A study published online in the Journal of the American College of Cardiology reports that researchers have discovered a new approach for diagnosing acute kidney injury (AKI), which has severe consequences with a 25 to 80% risk of in-hospital death, that allows emergency departments to identify high-risk patients on admission.

To determine kidney function, physicians commonly measure patients’ creatinine levels, however, these levels can remain normal for several hours following acute kidney damage. In order to achieve a precise assessment, physicians need to take measurements over a one to three day period, which limits the use in an emergency room.

Thomas Nickolas, MD, MS, assistant professor of clinical medicine at Columbia University College of Physicians and Surgeons and a kidney specialist at New York-Presbyterian Hospital/The Allen Hospital explains that in contrast, urinary biomarkers only take approximately half an hour for obtaining a measure of the severity of kidney damage.

In an international multi-center collaboration at the New York-Presbyterian Hospital/Columbia University Medical Center, the Staten Island University Hospital, the Charité-Universitätsmedizin, the Max Delbruck Center for Molecular Medicine, and Helios Clinics in Berlin, Germany, researchers evaluated the new approach for the diagnosis of acute kidney injury.

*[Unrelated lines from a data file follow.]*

template <int D>
__device__ __forceinline__ void apply_prologue_segment(
    const cplx* __restrict__ Qloc, const cplx* __restrict__ totals, int G, int L,
    cplx* __restrict__ Qout, const double* __restrict__ eigvals, const cplx* __restrict__ eigvecs,
    const cplx* __restrict__ n_opers, const double* __restrict__ n_coeffs,
    const double* __restrict__ dt, const double* __restrict__ t, int A,
    double* __restrict__ segtab, cplx* __restrict__ Tc, cplx* __restrict__ ops,
    bool with_noise_ops, cplx* __restrict__ wfold, const int g) {
    __builtin_amdgcn_s_setprio(3);
    __shared__ cplx E[2][D][D];
    __shared__ cplx M[D][D];
    __shared__ cplx V[D][D];
    __shared__ cplx Q[D][D];
    __shared__ cplx T[D][D];
    __shared__ cplx BV[D][D];
    constexpr int kBatch = 16;
    constexpr bool kTree = D <= 8;
    extern __shared__ __attribute__((aligned(16))) unsigned char tot_raw[];
    cplx (*tot)[D][D] = reinterpret_cast<cplx (*)[D][D]>(tot_raw);
    const int lane = threadIdx.x;
    const int c = g / L;
    for (int e = lane; e < D*D; e += 64) E[0][e / D][e % D] = {(e / D == e % D) ? 1.0 : 0.0, 0.0};
    int b = 0;
    if constexpr (kTree) {
        constexpr int DD = D*D, PER = 64/DD;
        for (int e = lane; e < c*DD; e += 64) (&tot[0][0][0])[e] = totals[e];
        __syncthreads();
        int n = c;
        while (n > 1) {
            const int pairs = n >> 1;
            for (int j0 = 0; j0 < pairs; j0 += PER) {
                const int jj = j0 + lane/DD, e = lane % DD, i = e / D, k = e % D;
                const bool act = lane < PER*DD && jj < pairs;
                cplx acc = {0.0, 0.0};
                if (act) {
#pragma unroll
                    for (int x = 0; x < D; ++x) cmac(acc, tot[2*jj + 1][i][x], tot[2*jj][x][k]);
                }
                __syncthreads();
                if (act) tot[jj][i][k] = acc;
                __syncthreads();
            }
            if (n & 1) {
                const cplx* from = &tot[n - 1][0][0] + (lane < DD ? lane : 0);
                const double carry_re = from->re, carry_im = from->im;
                __syncthreads();
                if (lane < DD) (&tot[pairs][0][0])[lane] = {carry_re, carry_im};
                __syncthreads();
            }
            n = pairs + (n & 1);
        }
        if (c > 0) {
            for (int e = lane; e < DD; e += 64) E[0][e / D][e % D] = tot[0][e / D][e % D];
            __syncthreads();
        }
    } else {
    for (int kb = 0; kb < c; kb += kBatch) {
        const int nb = min(kBatch, c - kb);
        __syncthreads();
        for (int e = lane; e < nb*D*D; e += 64)
            (&tot[0][0][0])[e] = totals[static_cast<size_t>(kb)*D*D + e];
        __syncthreads();
        for (int k = 0; k < nb; ++k) {
            for (int e = lane; e < D*D; e += 64) {
                const int i = e / D, j = e % D;
                cplx acc = {0.0, 0.0};
#pragma unroll
                for (int x = 0; x < D; ++x) cmac(acc, tot[k][i][x], E[b][x][j]);
                E[b ^ 1][i][j] = acc;
            }
            __syncthreads();
            b ^= 1;
        }
    }
    }
    for (int e = lane; e < D*D; e += 64) M[e / D][e % D] = Qloc[static_cast<size_t>(g + 1)*D*D + e];
    if (g == 0)
        for (int e = lane; e < D*D; e += 64) Qout[e] = {(e / D == e % D) ? 1.0 : 0.0, 0.0};
    __syncthreads();
    for (int e = lane; e < D*D; e += 64) {
        const int i = e / D, j = e % D;
        cplx acc = {0.0, 0.0};
#pragma unroll
        for (int x = 0; x < D; ++x) cmac(acc, M[i][x], E[b][x][j]);
        Qout[static_cast<size_t>(g + 1)*D*D + e] = acc;
    }
    if (segtab == nullptr) return;
    __syncthreads();
    if (g % L == 0) {
        for (int e = lane; e < D*D; e += 64) Q[e / D][e % D] = E[b][e / D][e % D];
    } else {
        for (int e = lane; e < D*D; e += 64) M[e / D][e % D] = Qloc[static_cast<size_t>(g)*D*D + e];
        __syncthreads();
        for (int e = lane; e < D*D; e += 64) {
            const int i = e / D, j = e % D;
            cplx acc = {0.0, 0.0};
#pragma unroll
            for (int x = 0; x < D; ++x) cmac(acc, M[i][x], E[b][x][j]);
            Q[i][j] = acc;
        }
    }
    for (int e = lane; e < D*D; e += 64) V[e / D][e % D] = eigvecs[static_cast<size_t>(g)*D*D + e];
    __syncthreads();
    prologue_segment<D>(V, Q, T, BV, g, lane, eigvals, n_opers, n_coeffs, dt, t, G, A, segtab, Tc,
                        ops, nullptr, nullptr, with_noise_ops, wfold);
}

They obtained a single measure of five urinary biomarkers from 1,635 emergency room patients upon hospital admission. The researchers noted that even though all five biomarkers were elevated in incidents of intrinsic AKI (iAKI), the most severe form of AKI, the biomarker called uNGAL was most precise in diagnosing iAKI.

It was also the biomarker, which best predicted the duration and severity of the injury. Both uNGAL and another biomarker, named Kim-1 were reported to be the most accurate biomarkers in predicting death or the need to initiate dialysis during hospitalization. The biomarker uNGAL was identified at the New York-Presbyterian Hospital/Columbia University Medical Center and at Cincinnati Children’s Hospital. In this study, researchers measured uNGAL by Abbott’s ARCHITECT-NGAL assay, which can be obtained commercially outside the US.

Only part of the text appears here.